Please understand that, no matter how good you are, you will always face attacks and criticism by someone. Even the great minds of science have had to face repeated attacks by colleagues and society at large. Can you be OK with this fact? Can you be at peace with this and move forward with joy, no matter what? Can you accept the idea that the challenges will never stop coming, no matter how good you get? Instead of looking at the waves at the sea as your enemies, as something that you should be afraid of, can you try to ride the challenging waves? And if you fall from your board, and the waves hit you strong, can you get back to the surface, and look forward to riding the next wave with joy and anticipation? If you can train yourself to do this every day, then you can defeat the tendency of your brain to automatically cripple your energy and enthusiasm. Remember that all of us, no matter how famous, are all facing the same waves, and often failing to ride them.
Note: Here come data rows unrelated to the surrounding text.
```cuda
__global__ void __launch_bounds__(W1_THREADS, 2)
w1_backward_kernel(const float* __restrict__ xin, const float* __restrict__ dxh, const float* __restrict__ P,
                   float* __restrict__ dxin, long long NH, float* __restrict__ part) {
  pdl_wait();
  pdl_trigger();
  extern __shared__ __align__(16) unsigned char w1_raw[];
  W1SmemBwd& sm = *reinterpret_cast<W1SmemBwd*>(w1_raw);
  const int tid = threadIdx.x, rg = tid >> 4, cg = tid & 15;
  for (int i = tid; i < 64 * XIN; i += W1_THREADS) sm.w[i] = __ldg(P + P_W1_W + i);
  float dw[4][5];
#pragma unroll
  for (int a = 0; a < 4; ++a)
#pragma unroll
    for (int t = 0; t < 5; ++t) dw[a][t] = 0.f;
  float db[4] = {0.f, 0.f, 0.f, 0.f};
  const int c4 = min(cg + 64, XIN - 1);
  const long long ntiles = (NH + W1_ROWS - 1) / W1_ROWS;
  for (long long tile = blockIdx.x; tile < ntiles; tile += gridDim.x) {
// ... 63 lines not shown
    for (int t = 0; t < 4; ++t) out[(4 * rg + a) * XIN + cg + 16 * t] = dw[a][t];
    if (cg + 64 < XIN) out[(4 * rg + a) * XIN + cg + 64] = dw[a][4];
    if (cg == 0) out[64 * XIN + 4 * rg + a] = db[a];
  }
}

__global__ void __launch_bounds__(256)
w1_finish_kernel(const float* __restrict__ part, int nparts, float* __restrict__ grads) {
  pdl_wait();
  pdl_trigger();
  __shared__ float red[4][64];
  const int lane = threadIdx.x & 63, grp = threadIdx.x >> 6;
  const int i = blockIdx.x * 64 + lane;
  float s = 0.f;
  if (i < W1_PART)
    for (int p = grp; p < nparts; p += 4) s += part[(long long)p * W1_PART + i];
  red[grp][lane] = s;
  __syncthreads();
  if (grp == 0 && i < W1_PART) grads[P_W1_W + i] = ((red[0][lane] + red[1][lane]) + red[2][lane]) + red[3][lane];
}

static_assert(P_W1_B == P_W1_W + 64 * XIN, "w1.weight / w1.bias must be contiguous in the flat layout");

int launch_w1_forward(const float* P, Workspace& w, cudaStream_t s) {
  static DeviceOnce configured;
  if (configured.first_time()) {
    NRM_CUDA(cudaFuncSetAttribute(w1_forward_kernel, cudaFuncAttributeMaxDynamicSharedMemorySize, (int)sizeof(W1SmemFwd)));
    NRM_CUDA(cudaFuncSetAttribute(w1_backward_kernel, cudaFuncAttributeMaxDynamicSharedMemorySize, (int)sizeof(W1SmemBwd)));
  }
  const long long ntiles = (w.NH + W1F_ROWS - 1) / W1F_ROWS;
  const int grid = (int)min(ntiles, (long long)6 * sm_count());
  launch_pdl(w1_forward_kernel, dim3(grid), dim3(W1F_THREADS), sizeof(W1SmemFwd), s, w.xin_h, P, w.head_wt + HEAD_WT_W1T, w.xh, w.NH);
  NRM_LAUNCH_CHECK("w1_forward_kernel");
  return NRM_OK;
}

int launch_w1_finish(Workspace& w, int nparts, float* G, cudaStream_t s) {
  launch_pdl(w1_finish_kernel, dim3((W1_PART + 63) / 64), dim3(256), 0, s, w.splitk, nparts, G);
  NRM_LAUNCH_CHECK("w1_finish_kernel");
  return NRM_OK;
}

int launch_w1_backward(const float* P, Workspace& w, float* G, cudaStream_t s) {
  static DeviceOnce configured;
  if (configured.first_time()) {
    NRM_CUDA(cudaFuncSetAttribute(w1_backward_kernel, cudaFuncAttributeMaxDynamicSharedMemorySize, (int)sizeof(W1SmemBwd)));
  }
  const long long ntiles = (w.NH + W1_ROWS - 1) / W1_ROWS;
  const int grid = (int)min(ntiles, (long long)min(2 * sm_count(), W1_SPLITS));
  launch_pdl(w1_backward_kernel, dim3(grid), dim3(W1_THREADS), sizeof(W1SmemBwd), s, w.xin_h, w.dxh, P, w.dxin_h, w.NH, w.splitk);
  NRM_LAUNCH_CHECK("w1_backward_kernel");
  launch_pdl(w1_finish_kernel, dim3((W1_PART + 63) / 64), dim3(256), 0, s, w.splitk, grid, G);
  NRM_LAUNCH_CHECK("w1_finish_kernel");
  return NRM_OK;
}
// ... 3 lines not shown
```

Measured before the change: 1.816 million.
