#ifdef GRAD_STAMPS
    unsigned long long pro_t[6] = {0, 0, 0, 0, 0, 0};
    asm volatile("s_memtime %0\n\ts_waitcnt lgkmcnt(0)" : "=s"(pro_t[0]) :: "memory");
#endif
    {
        const int q = (tid >> 4) & 15, cg = tid & 15;
        const bool writer = pending && rl.ri == 0;
        const bool w2t = tid < 256;
        constexpr int NT_A = N_W2, NT_B = HID + NOUT * HID;
        const bool has0 = tid < NT_A + NT_B, has1 = tid < NOUT;
        const int f0 = !has0 ? 0 : (tid < NT_A ? tid : N_B2 + (tid - NT_A));
        const int f1 = N_W3 + NOUT * HID + (has1 ? tid : 0);
        f32x4 w[4];
#pragma unroll
        for (int e = 0; e < 4; ++e) w[e] = w2t ? reinterpret_cast<const f32x4*>(p + N_W2)[(4 * q + e) * 16 + cg] : f32x4{0.0f, 0.0f, 0.0f, 0.0f};
        float sp0 = p[f0], sp1 = p[f1];
        if (pending) {
            f32x4 gg[4], mm[4], vv[4];
#pragma unroll
            for (int e = 0; e < 4; ++e) {
                const int at = w2t ? (4 * q + e) * 16 + cg : 0;
                gg[e] = reinterpret_cast<const f32x4*>(pend.grads + BASE + N_W2)[at];
                mm[e] = reinterpret_cast<const f32x4*>(pend.m_in + BASE + N_W2)[at];
                vv[e] = reinterpret_cast<const f32x4*>(pend.v_in + BASE + N_W2)[at];
            }
            const float sg0 = pend.grads[BASE + f0], sg1 = pend.grads[BASE + f1];
            float sm0 = pend.m_in[BASE + f0], sv0 = pend.v_in[BASE + f0], sm1 = pend.m_in[BASE + f1], sv1 = pend.v_in[BASE + f1];
            const bool hold = __hip_atomic_load(pend.gate, __ATOMIC_RELAXED, __HIP_MEMORY_SCOPE_AGENT) != 0u;
            const float a_w1 = hold ? 0.0f : pend.w1, a_b2 = hold ? 1.0f : pend.b2, a_w2 = hold ? 0.0f : pend.w2, a_ss = hold ? 0.0f : pend.step_size;
#ifdef GRAD_STAMPS
            asm volatile("s_memtime %0\n\ts_waitcnt lgkmcnt(0)" : "=s"(pro_t[1]) :: "memory");
#endif
            const float total = block_grad_norm(pend.grads, pend.norm_parts, NPARAMS, sm.nrm, sm.nparts);
#ifdef GRAD_STAMPS
            asm volatile("s_memtime %0\n\ts_waitcnt lgkmcnt(0)" : "=s"(pro_t[2]) :: "memory");
#endif
            float coef = pend.max_norm / (total + 1e-6f);
            coef = coef > 1.0f ? 1.0f : coef;
            if (pend.grad_norm && vb == 0 && tid == 0) *pend.grad_norm = total;
            if (w2t) {
#pragma unroll
                for (int e = 0; e < 4; ++e) {
#pragma unroll
                    for (int x = 0; x < 4; ++x) {
// ... 37 lines not shown
                unsigned h0, m0, l0, h1_, m1, l1;
                split3(w[0][x], w[1][x], h0, m0, l0); split3(w[2][x], w[3][x], h1_, m1, l1);
                const int lane_a = (i & 15) + 16 * (q & 3), slot = 4 * ((q >> 2) & 1);
                const int base = (((i >> 4) * 2 + (q >> 3)) * 3) * 64 * 8 + lane_a * 8 + slot;
                *reinterpret_cast<uint2*>(timg + base) = make_uint2(h0, h1_);
                *reinterpret_cast<uint2*>(timg + base + 64 * 8) = make_uint2(m0, m1);
                *reinterpret_cast<uint2*>(timg + base + 2 * 64 * 8) = make_uint2(l0, l1);
            }
#else
#pragma unroll
            for (int e = 0; e < 4; ++e) *reinterpret_cast<f32x4*>(&W.W2g[(cg * 64 + 4 * q + e) * 4]) = w[e] * GRAD_PS;
#pragma unroll
            for (int x = 0; x < 4; ++x) *reinterpret_cast<f32x4*>(&W.W2t[(q * 64 + 4 * cg + x) * 4]) = f32x4{w[0][x], w[1][x], w[2][x], w[3][x]};
#endif
        }
        if (has0) {
            if (tid < N_B1) W.W1s[tid] = GRAD_PS * sp0;
            else if (tid < NT_A) W.b1[tid - N_B1] = GRAD_PS * sp0;
            else if (tid < NT_A + HID) W.b2[tid - NT_A] = GRAD_PS * sp0;
            else W.W3[tid - NT_A - HID] = sp0;
        }
        if (has1) W.b3s[tid] = sp1;
    }

    float adv_mean = 0.0f, adv_rden = 1.0f;
    if constexpr (ACTOR) {
        const double s1 = adv_sums[0], s2 = adv_sums[1], cnt = adv_sums[2];
        const double mean = s1 / cnt;
        double var = (s2 - s1 * mean) / (cnt - 1.0);
        var = var < 0.0 ? 0.0 : var;
        adv_mean = (float)mean;
        adv_rden = 1.0f / ((float)sqrt(var) + 1e-8f);
    }

    const int n_tiles = (mb + TROWS - 1) / TROWS;
    const int half = rl.nr * 4;
    const bool split_ok = (gridDim.x % (2u << GRAD_ROLE_BIT)) == 0;
    const bool young = split_ok && wib >= 4;
    const int wi_half = rl.ri * 4 + (wib & 3);
    int tile, stride, tile_end;
    if (split_ok) {
        const int rounds = (n_tiles + half - 1) / half;
        const int old_rounds = (rounds * GRAD_OLD_SHARE + 8) / 16;
        const int split = old_rounds * half < n_tiles ? old_rounds * half : n_tiles;
        const int wi = wi_half;
        stride = half;
        tile = young ? split + wi : wi;
        tile_end = young ? n_tiles : split;
    } else {
        stride = rl.nr * GRAD_WAVES;
        tile = rl.ri * GRAD_WAVES + wib;
        tile_end = n_tiles;
    }
    auto tile_rid = [&](int t) { const int row = t * TROWS + j; return idx[row < mb ? row : mb - 1]; };
    int rid_next = tile_rid(tile + stride);
    row_in cur = gather_row<ACTOR>(tile_rid(tile), g, observations, actions, log_probs, advantages, returns, values);
#ifdef GRAD_STAMPS
    asm volatile("s_memtime %0\n\ts_waitcnt lgkmcnt(0)" : "=s"(pro_t[4]) :: "memory");
#endif
    __syncthreads();
    float w1f[4], b3[NOUT];
#pragma unroll
    for (int mt = 0; mt < 4; ++mt) w1f[mt] = W.W1s[4 * (16 * mt + j) + g];
#pragma unroll
    for (int a = 0; a < NOUT; ++a) b3[a] = W.b3s[a];
    f32x4 w3d[4];
    if constexpr (ANTI) {
#pragma unroll
        for (int mt = 0; mt < 4; ++mt) {
            const float4 w0 = *reinterpret_cast<const float4*>(&W.W3[16 * mt + 4 * g]), w1 = *reinterpret_cast<const float4*>(&W.W3[HID + 16 * mt + 4 * g]);
            w3d[mt] = f32x4{w0.x - w1.x, w0.y - w1.y, w0.z - w1.z, w0.w - w1.w};
        }
    }
#ifdef GRAD_STAMPS
    asm volatile("s_memtime %0\n\ts_waitcnt lgkmcnt(0)" : "=s"(pro_t[5]) :: "memory");
#endif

Of course, even though everything ultimately depends on you, I still advise you to seek the counsel of your close ones and counseling from any experts on mental health issues at your institution, because you should seek all the help you can get. Just don't use them as crutches, or excuses to prevent you from doing the hard emotional work that needs to be done. And this hard work is the following: every time you get criticized by your superiors in public, every time your paper fails, every time someone attacks you, every time that research is not progressing smoothly, do your best to stay strong and balanced, and repeat to yourself: it's alright, it's OK. My self-worth does not depend on being successful every time. I am much more than just a researcher, I am much more than my nationality or gender, and I have value as a human being, no matter what happens. I will take a rest, get myself back in shape with a few laughs, and find a new way to address this issue with the help of my colleagues and close ones.
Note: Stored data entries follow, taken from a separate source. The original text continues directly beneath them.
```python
@dataclass
class SingleTargetMatch:

    ptLT: Tuple[float, float]
    ptRT: Tuple[float, float]
    ptRB: Tuple[float, float]
    ptLB: Tuple[float, float]
    ptCenter: Tuple[float, float]
    dMatchedAngle: float
    dMatchScore: float

    @staticmethod
    def from_c(r: "L.Result") -> "SingleTargetMatch":
# ... 1235 lines not shown
        S, nang, cap, dense = ns.value, na.value, lc.value, mf.value
        geom = np.zeros((max(nang, 1), 4), np.int32)
        out = {}
        if form in (0, 1):
            flat = np.zeros(max(S * dense, 1), np.float32)
            call(geom.ctypes.data_as(IP), nang, flat.ctypes.data_as(FP), S * dense, None, None, None, 0)
            offs = np.concatenate([[0], np.cumsum(geom[:nang, 2].astype(np.int64) * geom[:nang, 3])])
            out["maps"] = [[flat[s * dense + offs[a]:s * dense + offs[a + 1]].reshape(geom[a, 3], geom[a, 2])
                            for a in range(nang)] for s in range(S)]
        else:
            cnt = np.zeros(max(S * nang, 1), np.int32)
            idx = np.zeros(max(S * nang * cap, 1), np.int32)
            val = np.zeros(max(S * nang * cap, 1), np.float32)
            call(geom.ctypes.data_as(IP), nang, None, 0, cnt.ctypes.data_as(IP), idx.ctypes.data_as(IP),
                 val.ctypes.data_as(FP), S * nang * cap)
            out["counts"] = cnt[:S * nang].reshape(S, nang)
            out["index"] = idx[:S * nang * cap].reshape(S, nang, cap)
            out["value"] = val[:S * nang * cap].reshape(S, nang, cap)
        out["geom"] = geom[:nang]
        out["stats"] = dict(top_mma=int(st[0]), list_cap=int(st[1]), sw=int(st[2]), run=int(st[3]), nunits=int(st[4]),
                            form=int(st[5]), map_grid=int(st[6]), by_block=int(st[7]))
        return out

    TOP_FUSED_FILL = (-7, -7, -7.0)

    def top_fused(self):
        IP, FP, PP = C.POINTER(C.c_int32), C.POINTER(C.c_float), C.POINTER(L.Peak)
        ns, na, cp, mf = C.c_int32(), C.c_int32(), C.c_int32(), C.c_int64()
        st = np.zeros(L.TOP_FUSED_STATS, np.int32)
        self._push()

        def stats():
            return dict(lds=int(st[0]), static_lds=int(st[1]), lds_limit=int(st[2]), grid=int(st[3]), jobs=int(st[4]),
                        cap=int(st[5]), search_takes_it=int(st[6]), dump_static_lds=int(st[7]))

        def call(geom, gcap, maps, mcap, pk, cnt, dpk, dcnt, slots):
            rc = self._check(self._lib.fpm_op_top_fused(
                self._ctx, C.byref(ns), C.byref(na), C.byref(mf), C.byref(cp), geom, gcap, maps, mcap, pk, cnt, dpk, dcnt,
                slots, st.ctypes.data_as(IP)), "top_fused")
            if rc != L.FPM_OK:
                e = ValueError(f"fpm_op_top_fused failed with {rc}: {self.last_error()}")
                e.rc = rc
                e.stats = stats()
                raise e

        call(None, 0, None, 0, None, None, None, None, 0)
        S, nang, cap, dense = ns.value, na.value, cp.value, mf.value
        geom = np.zeros((max(nang, 1), 4), np.int32)
        flat = np.zeros(max(S * dense, 1), np.float32)
        pk = [np.zeros(max(S * nang * cap, 1), PEAK_DTYPE) for _ in range(2)]
        cnt = [np.full(max(S * nang, 1), self.TOP_FUSED_FILL[0], np.int32) for _ in range(2)]
        for p in pk:
            p["x"], p["y"], p["score"] = self.TOP_FUSED_FILL
        call(geom.ctypes.data_as(IP), nang, flat.ctypes.data_as(FP), S * dense, pk[0].ctypes.data_as(PP),
             cnt[0].ctypes.data_as(IP), pk[1].ctypes.data_as(PP), cnt[1].ctypes.data_as(IP), S * nang * cap)
        offs = np.concatenate([[0], np.cumsum(geom[:nang, 2].astype(np.int64) * geom[:nang, 3])])
        return dict(geom=geom[:nang], stats=stats(),
                    maps=[[flat[s * dense + offs[a]:s * dense + offs[a + 1]].reshape(geom[a, 3], geom[a, 2])
                           for a in range(nang)] for s in range(S)],
                    peaks=pk[0][:S * nang * cap].reshape(S, nang, cap), counts=cnt[0][:S * nang].reshape(S, nang),
                    dump_peaks=pk[1][:S * nang * cap].reshape(S, nang, cap),
                    dump_counts=cnt[1][:S * nang].reshape(S, nang))

    def overlap_filter(self, corners, scores, max_overlap: float, device: bool = True):
        c = np.ascontiguousarray(corners, np.float32).reshape(-1, 6)
        sc = np.ascontiguousarray(scores, np.float64).ravel()
        n = c.shape[0]
# ... 47 lines not shown
```

### include/fpm.h

```cpp
#ifndef FPM_H_
#define FPM_H_

#include <stddef.h>
#include <stdint.h>

#ifdef __cplusplus
extern "C" {
#endif

#define FPM_ABI_VERSION 11

#define FPM_OK 0
#define FPM_E_INVALID_ARG (-1)
#define FPM_E_NOT_LEARNED (-2)
#define FPM_E_SIZE (-3)
#define FPM_E_DEVICE (-4)
#define FPM_E_CAPACITY (-5)
#define FPM_E_INTERNAL (-6)

#define FPM_SEMANTICS_QT 0
#define FPM_SEMANTICS_MFC 1

typedef struct fpm_params {
    int32_t max_pos;
// ... 224 lines not shown
int fpm_op_ncc_map(fpm_ctx* ctx, const uint8_t* src, int32_t w, int32_t h, size_t src_stride,
                   int32_t layer, int32_t fold, float* out);
int fpm_op_overlap_filter(fpm_ctx* ctx, const float* corners, const double* scores, int32_t n, double max_overlap,
                          int32_t mode, int32_t* keep, int32_t* n_keep, int32_t* stats);
typedef struct fpm_roi_record {
    float score;
    int32_t mx, my;
    int32_t on_border;
    float vec[9];
} fpm_roi_record;
int fpm_op_refine(fpm_ctx* ctx, const uint8_t* const* levels, int32_t count, int32_t w, int32_t h, size_t stride,
                  int32_t layer, const float* lt, const double* angles, int32_t n, int32_t n3, int32_t fold,
                  int32_t round_rois, fpm_roi_record* rec, uint8_t* roi_pixels, int32_t* pixels_written);
typedef struct fpm_peak {
    int32_t x, y;
    float score;
} fpm_peak;
#define FPM_PEAKS_MAX_PIXELS (1 << 26)
#define FPM_PEAKS_MAX_SLOTS (1 << 24)
#define FPM_PEAKS_STATS_CALL 8
#define FPM_PEAKS_STATS_JOB 4
int fpm_op_peaks(fpm_ctx* ctx, const float* const* maps, const int32_t* mw, const int32_t* mh, int32_t n_maps,
                 int32_t tw, int32_t th, int32_t cap, int32_t by_block, int32_t mfc, double thr, double overlap,
                 int32_t form, int32_t list_cap, uint32_t list_seed, fpm_peak* peaks, int32_t* counts,
                 int32_t* stats);
#define FPM_TOP_MAPS_STATS 8
#define FPM_TOP_FORM_EXACT16 0
#define FPM_TOP_FORM_EXACT14 1
#define FPM_TOP_FORM_SMALL 2
#define FPM_TOP_FORM_LARGE 3
int fpm_op_top_maps(fpm_ctx* ctx, int32_t form, double thr, int32_t* n_sources, int32_t* n_angles, int64_t* map_floats,
                    int32_t* list_cap, int32_t* geom, int32_t geom_cap, float* maps, int64_t maps_cap,
                    int32_t* list_count, int32_t* list_index, float* list_value, int64_t list_slots, int32_t* stats);
#define FPM_TOP_FUSED_STATS 8
int fpm_op_top_fused(fpm_ctx* ctx, int32_t* n_sources, int32_t* n_angles, int64_t* map_floats, int32_t* cap,
                     int32_t* geom, int32_t geom_cap, float* maps, int64_t maps_cap, fpm_peak* peaks, int32_t* counts,
                     fpm_peak* dump_peaks, int32_t* dump_counts, int64_t peak_slots, int32_t* stats);
int fpm_template_info(const fpm_ctx* ctx, int32_t* levels, int32_t* border_color);
int fpm_template_level(const fpm_ctx* ctx, int32_t level, int32_t* w, int32_t* h, double* mean,
                       double* norm, double* inv_area, int32_t* result_equal1, uint8_t* pixels,
                       size_t stride);

int fpm_search_stats(const fpm_ctx* ctx, int64_t* stats, int32_t cap);
int fpm_search_bytes(const fpm_ctx* ctx, int64_t* b_pyr, int64_t* b_top, int64_t* b_ref);

#define FPM_K_PYR 0
#define FPM_K_TOP_WARP 1
#define FPM_K_TOP_NCC 2
#define FPM_K_TOP_NMS 3
#define FPM_K_CAND_INIT 4
#define FPM_K_ROI_TABLES 5
#define FPM_K_ROI_WARP 6
#define FPM_K_ROI_CORR 7
#define FPM_K_ROI_EVAL 8
#define FPM_K_ROI_SMALL 9
#define FPM_K_CAND_STEP 10
#define FPM_K_TOP_MAP 11
#define FPM_K_NOT 12
#define FPM_K_PATCH 13
#define FPM_K_COMPARE 14
#define FPM_K_LEARN 15
#define FPM_K_COUNT 16
int fpm_profile_enable(fpm_ctx* ctx, int32_t enable);
int fpm_profile_reset(fpm_ctx* ctx);
int fpm_profile_get(const fpm_ctx* ctx, int32_t kernel, double* total_ms, int64_t* launches,
                    int64_t* bytes);
int fpm_profile_last(const fpm_ctx* ctx, double* device_ms, double* host_ms, double* call_ms);
// ... 7 lines not shown
```

Before: 36500.

## Stage top pyramid level in LDS and skip NCC scoring below integer bound

The fused top-level kernel now copies the top source level into LDS as padded pairs of bytes, so bilinear warping reads from LDS with udot4 instead of gathering from global memory, when the level fits in the map area. It also adds an integer/float correlation upper-bound test that skips the double-precision ccoeff evaluation and writes -2 for positions that cannot pass the threshold. Launch bounds now request 6 blocks per CU. The intent is to cut both global gather latency and double-precision arithmetic, at the cost of an extra LDS fill per job, register pressure from the occupancy hint, and reliance on the bound being conservative.

```diff
diff --git a/fastest_image_pattern_matching_amd/_lib.py b/fastest_image_pattern_matching_amd/_lib.py
--- a/fastest_image_pattern_matching_amd/_lib.py
+++ b/fastest_image_pattern_matching_amd/_lib.py
@@ -140,7 +140,7 @@
 PEAKS_STATS_CALL, PEAKS_STATS_JOB = 8, 4
 PEAKS_RAN_BLOCKS, PEAKS_RAN_NMS, PEAKS_RAN_FAST, PEAKS_RAN_GREEDY = 1, 2, 4, 8
 TOP_MAPS_STATS = 8
-TOP_FUSED_STATS = 8
+TOP_FUSED_STATS = 10
 TOP_FORM_EXACT16, TOP_FORM_EXACT14, TOP_FORM_SMALL, TOP_FORM_LARGE = 0, 1, 2, 3
 
 _P = C.c_void_p
diff --git a/fastest_image_pattern_matching_amd/csrc/fpm_engine.hip b/fastest_image_pattern_matching_amd/csrc/fpm_engine.hip
--- a/fastest_image_pattern_matching_amd/csrc/fpm_engine.hip
+++ b/fastest_image_pattern_matching_amd/csrc/fpm_engine.hip
@@ -809,6 +809,28 @@
     return lds > top_fused_lds_limit() ? 0 : lds;
 }
 
+TopFusedOpts plan_top_fused_opts(const fpm_ctx* ctx, int* copy_angles = nullptr) {
+    const Plan& P = ctx->plan;
+    const TmplLevel& tt = ctx->tmpl[P.L];
+    const SrcLevel& top = ctx->src[P.L];
+    TopFusedOpts o{};
+    int fits = 0;
+    for (int a = 0; a < P.nang; ++a) fits += top_fused_level_fits(top.w, top.h, P.map_w[a], P.map_h[a]) ? 1 : 0;
+    o.level_copy = fits > 0 && ctx->border >= 0 && ctx->border <= 255 ? 1 : 0;
+    if (copy_angles) *copy_angles = o.level_copy ? fits : 0;
+    const double thr = P.layer_score[P.L];
+    o.area = (uint32_t)(tt.w * tt.h);
+    if (o.area <= 258 && thr > 0.01 && !tt.equal1 && tt.px.size() == (size_t)o.area) {
+        TopMmaArgs A{};
+        A.area = (int32_t)o.area;
+        top_mma_thresholds(A, thr, tt);
+        o.thrK = A.thrK; o.E = A.E;
+        for (uint8_t v : tt.px) o.tsum += v;
+        o.bound = 1;
+    }
+    return o;
+}
+
 void plan_top_choice(const fpm_ctx* ctx, size_t* fused_lds, bool* use_mma) {
     const Plan& P = ctx->plan;
     const char* top_env = getenv("FPM_TOP_FUSED");
@@ -872,7 +894,7 @@
         ProfScope ps(ctx, FPM_K_TOP_NCC, bytes * S);
         launch_top_fused(P.d_jobs.as<WarpJob>(P.off_warp), P.d_jobs.as<NccJob>(P.off_ncc), na, J, fused_lds,
                          pyr_zero ? nullptr : P.d_livecnt.as<int32_t>(), pyr_zero ? 0 : P.nzero, st,
-                         top_init ? &ca : nullptr, P.d_jobs.as<int32_t>(P.off_order), false);
+                         top_init ? &ca : nullptr, P.d_jobs.as<int32_t>(P.off_order), false, plan_top_fused_opts(ctx));
         cand_fused = top_init;
     }
     if (use_mma) {
@@ -4144,6 +4166,8 @@
     if (cap) *cap = P.cap;
     size_t need = 0;
     const size_t lds = plan_top_fused_lds(ctx, &need);
+    int copy_angles = 0;
+    const TopFusedOpts opts = plan_top_fused_opts(ctx, &copy_angles);
     if (stats) {
         size_t chosen = 0;
         bool use_mma = false;
@@ -4157,6 +4181,8 @@
         stats[5] = P.cap;
         stats[6] = chosen > 0 ? 1 : 0;
         stats[7] = (int32_t)top_fused_static_lds(true);
+        stats[8] = copy_angles;
+        stats[9] = opts.bound;
     }
     if (lds == 0 && J > 0) {
         ctx->err = "top fused: the plan cannot take the fused form (block mode, the template level or the LDS limit)";
@@ -4198,7 +4224,8 @@
         na.peaks = ctx->d_op_b.as<Peak>(o_peaks[v]);
         na.counts = ctx->d_op_b.as<int32_t>(o_counts[v]);
         launch_top_fused(P.d_jobs.as<WarpJob>(P.off_warp), P.d_jobs.as<NccJob>(P.off_ncc), na, J, lds,
-                         P.d_livecnt.as<int32_t>(), P.nzero, st, nullptr, P.d_jobs.as<int32_t>(P.off_order), v == 1);
+                         P.d_livecnt.as<int32_t>(), P.nzero, st, nullptr, P.d_jobs.as<int32_t>(P.off_order), v == 1,
+                         opts);
         HIP_TRY(hipGetLastError());
     }
     std::vector<float> hm(P.map_floats * S);
diff --git a/fastest_image_pattern_matching_amd/csrc/fpm_kernels.h b/fastest_image_pattern_matching_amd/csrc/fpm_kernels.h
--- a/fastest_image_pattern_matching_amd/csrc/fpm_kernels.h
+++ b/fastest_image_pattern_matching_amd/csrc/fpm_kernels.h
@@ -326,9 +326,20 @@
 size_t top_fused_lds(int bw, int bh, int tw, int th);
 size_t top_fused_lds_limit();
 constexpr int kTopFusedMinJobs = 256;
+struct TopFusedOpts {
+    int32_t level_copy;
+    int32_t bound;
+    float thrK, E;
+    uint32_t tsum, area;
+};
+constexpr int top_fused_level_pitch(int sw) { return (sw + 1 + 3) & ~3; }
+constexpr size_t top_fused_level_bytes(int sw, int sh) { return 2 * (size_t)top_fused_level_pitch(sw) * (size_t)(sh + 2); }
+constexpr bool top_fused_level_fits(int sw, int sh, int ow, int oh) {
+    return ow > 0 && oh > 0 && top_fused_level_bytes(sw, sh) <= 4 * (size_t)ow * (size_t)oh;
+}
 void launch_top_fused(const WarpJob* wjobs, const NccJob* njobs, const NmsArgs& a, int njobs_n, size_t lds,
                       int32_t* zero, int nzero, hipStream_t st, const CandInitArgs* ci, const int32_t* order,
-                      bool dump);
+                      bool dump, const TopFusedOpts& opts);
 size_t top_fused_static_lds(bool dump);
 int top_fused_grid(int njobs_n);
 struct TopUnit { int32_t job, x0, y0, y1; };
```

No matter how good you think you are, it's always possible to do a little better next time. Just keep trying your very best, and even if your effort fails, do not be hard on yourself. Always tell yourself that you did the best you could at that time, and that you will devote yourself to doing better next time. In order to survive as a researcher, you must value yourself and cherish yourself at all times, and once you get yourself into a stable emotional state, only then you will be able to face the constant challenges.
To conclude, what defines a successful researcher is not how many times they are successful, it is the way in which they gracefully deal with defeat and failure, and continuously seek ways to bounce back, and try to keep their passion for research alive and strong.
Do not be discouraged, and learn to let go of the paper's results. Try to get feedback on the paper from as many trusted people as you can, but at some point, you need to finish the paper, and offer yourself as a "sacrificial lamb" to the opinion of the journal's reviewers, with courage and dignity. No matter what the result is, in most cases there is a path forward, it just might take a few good rounds of busting your brain and rethinking your approach. Stay strong. You are worthy of being appreciated as a researcher regardless of the results.
My apologies for the long answer, but I felt your situation deserved more than just a few kind words of support.